Structured pruning based on importance scores is employed without retraining. Pruning costs are estimated based on model performance changes on a validation set.

Key Experimental Results

Main Results

Method NLVR2 (50% pruning) NLVR2 (70% pruning) VQA Image-Text Retrieval
Parameter pruning only Medium Poor Medium Medium
Token pruning only Medium Poor Medium Medium
Naive joint pruning Medium Poor Medium Medium
CoMP Best Significantly better Best Best

The advantage is particularly pronounced at high pruning ratios (70%+).

Ablation Study

Configuration High-pruning Performance Notes
w/o CIM (independent metrics) Noticeable drop Inconsistent metrics cause erroneous pruning
w/o MPS (fixed mode) Drop Suboptimal mode ordering
w/o random exploration Slight drop Susceptible to local optima
Full CoMP Best All components are necessary

Key Findings

  • The contribution of CIM becomes more pronounced at higher pruning ratios — at low pruning ratios, the impact of metric inconsistency is relatively minor.
  • The adaptive mode selection of MPS eliminates the need for manual tuning — the optimal strategy varies across tasks and models.
  • The optimal pruning ratios for visual and language components are indeed different, making uniform pruning suboptimal.

Highlights & Insights

  • Discovery of metric inconsistency: The mutual interference between parameter and token importance metrics had been previously overlooked; CIM's collaborative design addresses this problem elegantly.
  • Adaptive mode selection: Drawing inspiration from multi-armed bandit approaches (cost estimation + exploration), CoMP enables automated strategy selection during pruning.
  • Advantage at high pruning ratios: The gains are largest precisely in the high-compression regime most relevant to practical deployment.

Limitations & Future Work

  • The mode selection mechanism of MPS introduces additional computational overhead during pruning.
  • Validation is currently limited to the BLIP model family; applicability to architectures such as LLaVA requires further investigation.
  • Dynamic token pruning at inference time necessitates dedicated inference optimization.
  • Future work may explore joint compression with quantization.
  • vs.
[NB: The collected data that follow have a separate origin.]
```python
# ... 66 lines not shown
    "swk_rpca_epilogue": (ctypes.c_int32, [ctypes.c_void_p, ctypes.c_void_p, ctypes.c_int64, ctypes.c_void_p]),
    "swk_bilateral_u8": (ctypes.c_int32, [ctypes.c_void_p, ctypes.c_void_p, ctypes.c_int32, ctypes.c_int32, ctypes.c_int32, ctypes.c_int32, ctypes.c_double, ctypes.c_double, ctypes.c_int32, ctypes.c_void_p]),
    "swk_thresh_tozero_u8": (ctypes.c_int32, [ctypes.c_void_p, ctypes.c_void_p, ctypes.c_int64, ctypes.c_int32, ctypes.c_void_p]),
    "swk_grey_open3x3_u8": (ctypes.c_int32, [ctypes.c_void_p, ctypes.c_void_p, ctypes.c_int32, ctypes.c_int32, ctypes.c_int32, ctypes.c_void_p]),
    "swk_grey_open_u8": (ctypes.c_int32, [ctypes.c_void_p, ctypes.c_void_p] + [ctypes.c_int32] * 5 + [ctypes.c_void_p]),
    "swk_resize_linear_u8": (ctypes.c_int32, [ctypes.c_void_p, ctypes.c_void_p] + [ctypes.c_int32] * 6 + [ctypes.c_void_p]),
    "swk_ccl_u8": (ctypes.c_int32, [ctypes.c_void_p, ctypes.c_void_p, ctypes.c_int32, ctypes.c_int32, ctypes.c_int32, ctypes.c_int32, ctypes.c_int32, ctypes.c_void_p, ctypes.c_void_p]),
    "swk_regionprops_u8": (ctypes.c_int32, [ctypes.c_void_p, ctypes.c_void_p, ctypes.c_int32, ctypes.c_int32, ctypes.c_int32, ctypes.c_int32, ctypes.c_void_p, ctypes.c_void_p]),
    "swk_classifier_input": (ctypes.c_int32, [ctypes.c_void_p, ctypes.c_void_p, ctypes.c_int64, ctypes.c_void_p, ctypes.c_void_p, ctypes.c_int32, ctypes.c_void_p, ctypes.c_void_p, ctypes.c_void_p, ctypes.c_void_p, ctypes.c_int32]),
    "swk_set_sparse_speculation": (ctypes.c_int32, [ctypes.c_void_p, ctypes.c_double]),
    "swk_set_integer_start": (ctypes.c_int32, [ctypes.c_void_p, ctypes.c_int32]),
    "swk_last_integer_start_windows": (ctypes.c_int32, [ctypes.c_void_p, ctypes.c_void_p]),
    "swk_debug_ialm_start": (ctypes.c_int32, [ctypes.c_void_p, ctypes.c_void_p, ctypes.c_int32, ctypes.c_int32, ctypes.c_int32, ctypes.c_double] + [ctypes.c_void_p] * 7),
    "swk_debug_ialm_first_step": (ctypes.c_int32, [ctypes.c_void_p, ctypes.c_void_p, ctypes.c_int32, ctypes.c_int32, ctypes.c_int32, ctypes.c_double] + [ctypes.c_void_p] * 7),
    "swk_last_host_stage": (ctypes.c_int32, [ctypes.c_void_p, ctypes.c_void_p, ctypes.c_int32]),
    "swk_debug_resize_table": (ctypes.c_int32, [ctypes.c_void_p, ctypes.c_int32, ctypes.c_int32, ctypes.c_int32, ctypes.c_void_p, ctypes.c_void_p]),
    "swk_last_eig_sweeps": (ctypes.c_int32, [ctypes.c_void_p, ctypes.c_void_p]),
    "swk_set_norm_speculation": (ctypes.c_int32, [ctypes.c_void_p, ctypes.c_double]),
    "swk_set_norm_guard": (ctypes.c_int32, [ctypes.c_void_p, ctypes.c_double]),
    "swk_prof_guard_windows": (ctypes.c_int32, [ctypes.c_void_p, ctypes.c_void_p]),
    "swk_last_stopping_norms": (ctypes.c_int32, [ctypes.c_void_p, ctypes.c_void_p, ctypes.c_void_p, ctypes.c_int32]),
    "swk_set_start_refine": (ctypes.c_int32, [ctypes.c_void_p, ctypes.c_double]),
    "swk_prof_refined_windows": (ctypes.c_int32, [ctypes.c_void_p, ctypes.c_void_p, ctypes.c_void_p]),
    "swk_prof_pass_bytes_per_element": (ctypes.c_int32, [ctypes.c_void_p, ctypes.c_void_p]),
    "swk_prof_redo_batches": (ctypes.c_int32, [ctypes.c_void_p, ctypes.c_void_p]),
    "swk_prof_redo_windows": (ctypes.c_int32, [ctypes.c_void_p, ctypes.c_void_p]),
    "swk_nhwc_bias_relu_place": (ctypes.c_int32, [ctypes.c_void_p, ctypes.c_void_p] + [ctypes.c_int32] * 8 + [ctypes.c_void_p, ctypes.c_void_p] + [ctypes.c_int32] * 6),
    "swk_set_cnn_tuning": (ctypes.c_int32, [ctypes.c_int32, ctypes.c_int32]),
    "swk_nhwc_conv7x7s2_bias_relu": (ctypes.c_int32, [ctypes.c_void_p, ctypes.c_void_p, ctypes.c_int32, ctypes.c_int32, ctypes.c_int32, ctypes.c_int32, ctypes.c_void_p, ctypes.c_void_p, ctypes.c_int32, ctypes.c_void_p]),
    "swk_nhwc_conv1x1_bias_relu_place": (ctypes.c_int32, [ctypes.c_void_p, ctypes.c_void_p] + [ctypes.c_int32] * 8 + [ctypes.c_void_p, ctypes.c_void_p, ctypes.c_int32, ctypes.c_void_p] + [ctypes.c_int32] * 6),
    "swk_nhwc_conv3x3_bias_relu_place": (ctypes.c_int32, [ctypes.c_void_p, ctypes.c_void_p, ctypes.c_int32, ctypes.c_int32, ctypes.c_int32, ctypes.c_void_p, ctypes.c_void_p, ctypes.c_int32, ctypes.c_void_p] + [ctypes.c_int32] * 6),
    "swk_nhwc_conv3x3_winograd_bias_relu_place": (ctypes.c_int32, [ctypes.c_void_p, ctypes.c_void_p, ctypes.c_int32, ctypes.c_int32, ctypes.c_int32, ctypes.c_void_p, ctypes.c_void_p, ctypes.c_int32, ctypes.c_void_p] + [ctypes.c_int32] * 6),
    "swk_winograd_f2x2_3x3_weights": (ctypes.c_int32, [ctypes.c_void_p, ctypes.c_int32, ctypes.c_int32, ctypes.c_void_p]),
    "swk_nhwc_conv3x3_winograd_bf16s_bias_relu_place": (ctypes.c_int32, [ctypes.c_void_p, ctypes.c_void_p, ctypes.c_int32, ctypes.c_int32, ctypes.c_int32, ctypes.c_void_p, ctypes.c_void_p, ctypes.c_int32, ctypes.c_void_p] + [ctypes.c_int32] * 6),
    "swk_winograd_f2x2_3x3_weights_bf16s": (ctypes.c_int32, [ctypes.c_void_p, ctypes.c_int32, ctypes.c_int32, ctypes.c_void_p]),
    "swk_nhwc_maxpool3s2_conv1x1_bias_relu_place": (ctypes.c_int32, [ctypes.c_void_p, ctypes.c_void_p, ctypes.c_int32, ctypes.c_int32, ctypes.c_int32, ctypes.c_void_p, ctypes.c_void_p, ctypes.c_int32, ctypes.c_void_p] + [ctypes.c_int32] * 5 + [ctypes.c_void_p, ctypes.c_int32, ctypes.c_int32]),
    "swk_nhwc_maxpool3s2": (ctypes.c_int32, [ctypes.c_void_p, ctypes.c_void_p, ctypes.c_int32, ctypes.c_int32, ctypes.c_int32, ctypes.c_int32, ctypes.c_void_p]),
    "swk_nhwc_head2_relu_mean": (ctypes.c_int32, [ctypes.c_void_p, ctypes.c_void_p, ctypes.c_int32, ctypes.c_int32, ctypes.c_int32, ctypes.c_void_p,
                                                  ctypes.c_void_p, ctypes.c_void_p, ctypes.c_float, ctypes.c_void_p]),
    "swk_nhwc_head2_dropout_relu_mean": (ctypes.c_int32, [ctypes.c_void_p, ctypes.c_void_p, ctypes.c_int32, ctypes.c_int32, ctypes.c_int32, ctypes.c_void_p,
                                                          ctypes.c_void_p, ctypes.c_int32, ctypes.c_void_p, ctypes.c_void_p, ctypes.c_void_p, ctypes.c_uint64,
                                                          ctypes.c_int32, ctypes.c_void_p]),
    "swk_segment_inputs": (ctypes.c_int32, [ctypes.c_void_p, ctypes.c_void_p, ctypes.c_int32, ctypes.c_int32, ctypes.c_void_p, ctypes.c_void_p, ctypes.c_int32, ctypes.c_int32, ctypes.c_int32, ctypes.c_void_p, ctypes.c_void_p, ctypes.c_int32, ctypes.c_int32, ctypes.c_int32, ctypes.c_int32, ctypes.c_void_p, ctypes.c_void_p, ctypes.c_void_p, ctypes.c_void_p]),
    "swk_segment_inputs_last": (ctypes.c_int32, [ctypes.c_void_p, ctypes.c_int32, ctypes.c_int32, ctypes.c_void_p, ctypes.c_void_p, ctypes.c_int32, ctypes.c_int32, ctypes.c_int32, ctypes.c_int32, ctypes.c_void_p, ctypes.c_void_p, ctypes.c_void_p, ctypes.c_void_p]),
    "swk_device_alloc": (ctypes.c_int32, [ctypes.c_void_p, ctypes.c_int64, ctypes.POINTER(ctypes.c_void_p)]),
    "swk_device_free": (ctypes.c_int32, [ctypes.c_void_p, ctypes.c_void_p]),
    "swk_device_read": (ctypes.c_int32, [ctypes.c_void_p, ctypes.c_void_p, ctypes.c_void_p, ctypes.c_int64]),
    "swk_classifier_input_window": (ctypes.c_int32, [ctypes.c_void_p, ctypes.c_void_p, ctypes.c_int64, ctypes.c_void_p, ctypes.c_void_p, ctypes.c_int32, ctypes.c_void_p, ctypes.c_void_p, ctypes.c_int32, ctypes.c_int32, ctypes.c_void_p, ctypes.c_void_p, ctypes.c_int32]),
    "swk_track_costs": (ctypes.c_int32, [ctypes.c_void_p, ctypes.c_void_p, ctypes.c_void_p, ctypes.c_void_p, ctypes.c_int32, ctypes.c_int32, ctypes.c_void_p]),
    "swk_lsap": (ctypes.c_int32, [ctypes.c_void_p, ctypes.c_int32, ctypes.c_int32, ctypes.c_void_p]),
    "swk_median_blur_u8": (ctypes.c_int32, [ctypes.c_void_p, ctypes.c_int32, ctypes.c_int32, ctypes.c_int32, ctypes.c_int32, ctypes.c_void_p]),
    "swk_otsu_threshold_u8": (ctypes.c_int32, [ctypes.c_void_p, ctypes.c_int64, ctypes.c_void_p, ctypes.c_void_p]),
    "swk_canny_u8": (ctypes.c_int32, [ctypes.c_void_p, ctypes.c_int32, ctypes.c_int32, ctypes.c_int32, ctypes.c_int32, ctypes.c_void_p]),
    "swk_dilate_up_u8": (ctypes.c_int32, [ctypes.c_void_p, ctypes.c_int32, ctypes.c_int32, ctypes.c_int32, ctypes.c_void_p]),
    "swk_roi_mask": (ctypes.c_int32, [ctypes.c_void_p, ctypes.c_int32, ctypes.c_int32, ctypes.c_int64, ctypes.c_void_p, ctypes.c_void_p, ctypes.c_void_p, ctypes.c_int64]),
    "swk_pinned_alloc": (ctypes.c_int32, [ctypes.c_int32, ctypes.c_int64, ctypes.POINTER(ctypes.c_void_p)]),
    "swk_pinned_free": (ctypes.c_int32, [ctypes.c_void_p]),
    "swk_cut_boxes": (ctypes.c_int32, [ctypes.c_void_p, ctypes.c_int32, ctypes.c_int64, ctypes.c_int32, ctypes.c_int32, ctypes.c_void_p, ctypes.c_void_p, ctypes.c_void_p, ctypes.c_void_p]),
    "swk_stage_frames": (ctypes.c_int32, [ctypes.c_void_p, ctypes.c_int32, ctypes.c_int64, ctypes.c_int32, ctypes.c_int32, ctypes.c_int64, ctypes.c_int64, ctypes.c_void_p, ctypes.c_int32]),
    "swk_prof_enable": (ctypes.c_int32, [ctypes.c_void_p, ctypes.c_int32]),
    "swk_prof_reset": (ctypes.c_int32, [ctypes.c_void_p]),
    "swk_prof_get": (ctypes.c_int32, [ctypes.c_void_p, ctypes.c_int32, ctypes.POINTER(ctypes.c_double), ctypes.POINTER(ctypes.c_int64)]),
    "swk_prof_window_iters": (ctypes.c_int32, [ctypes.c_void_p, ctypes.POINTER(ctypes.c_int64)]),
    "swk_set_ialm_variant": (ctypes.c_int32, [ctypes.c_void_p, ctypes.c_int32]),
    "swk_set_pass_tuning": (ctypes.c_int32, [ctypes.c_void_p, ctypes.c_int32]),
    "swk_set_eig_method": (ctypes.c_int32, [ctypes.c_void_p, ctypes.c_int32]),
# ... 721 lines not shown
```

swiftwatcher_amd/csrc/build.py:

```python
import os
import subprocess
import sys
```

UPop/EViT: Single-mode pruning methods that suffer steep performance degradation at high compression ratios.
  • vs. Naive joint pruning: Does not address metric inconsistency and underperforms even individual single-mode pruning methods.
  • vs. DepGraph/PLATON: Parameter-pruning-specific methods that lack compression along the token dimension.

Rating

  • Novelty: ⭐⭐⭐⭐ The identification of the metric inconsistency problem and the CIM design are genuinely novel.
  • Experimental Thoroughness: ⭐⭐⭐⭐ Comprehensive evaluation across multiple tasks and pruning ratios.
  • Writing Quality: ⭐⭐⭐⭐ Problem analysis is clear and figures are intuitive.
  • Value: ⭐⭐⭐⭐ Directly applicable to practical VLM deployment.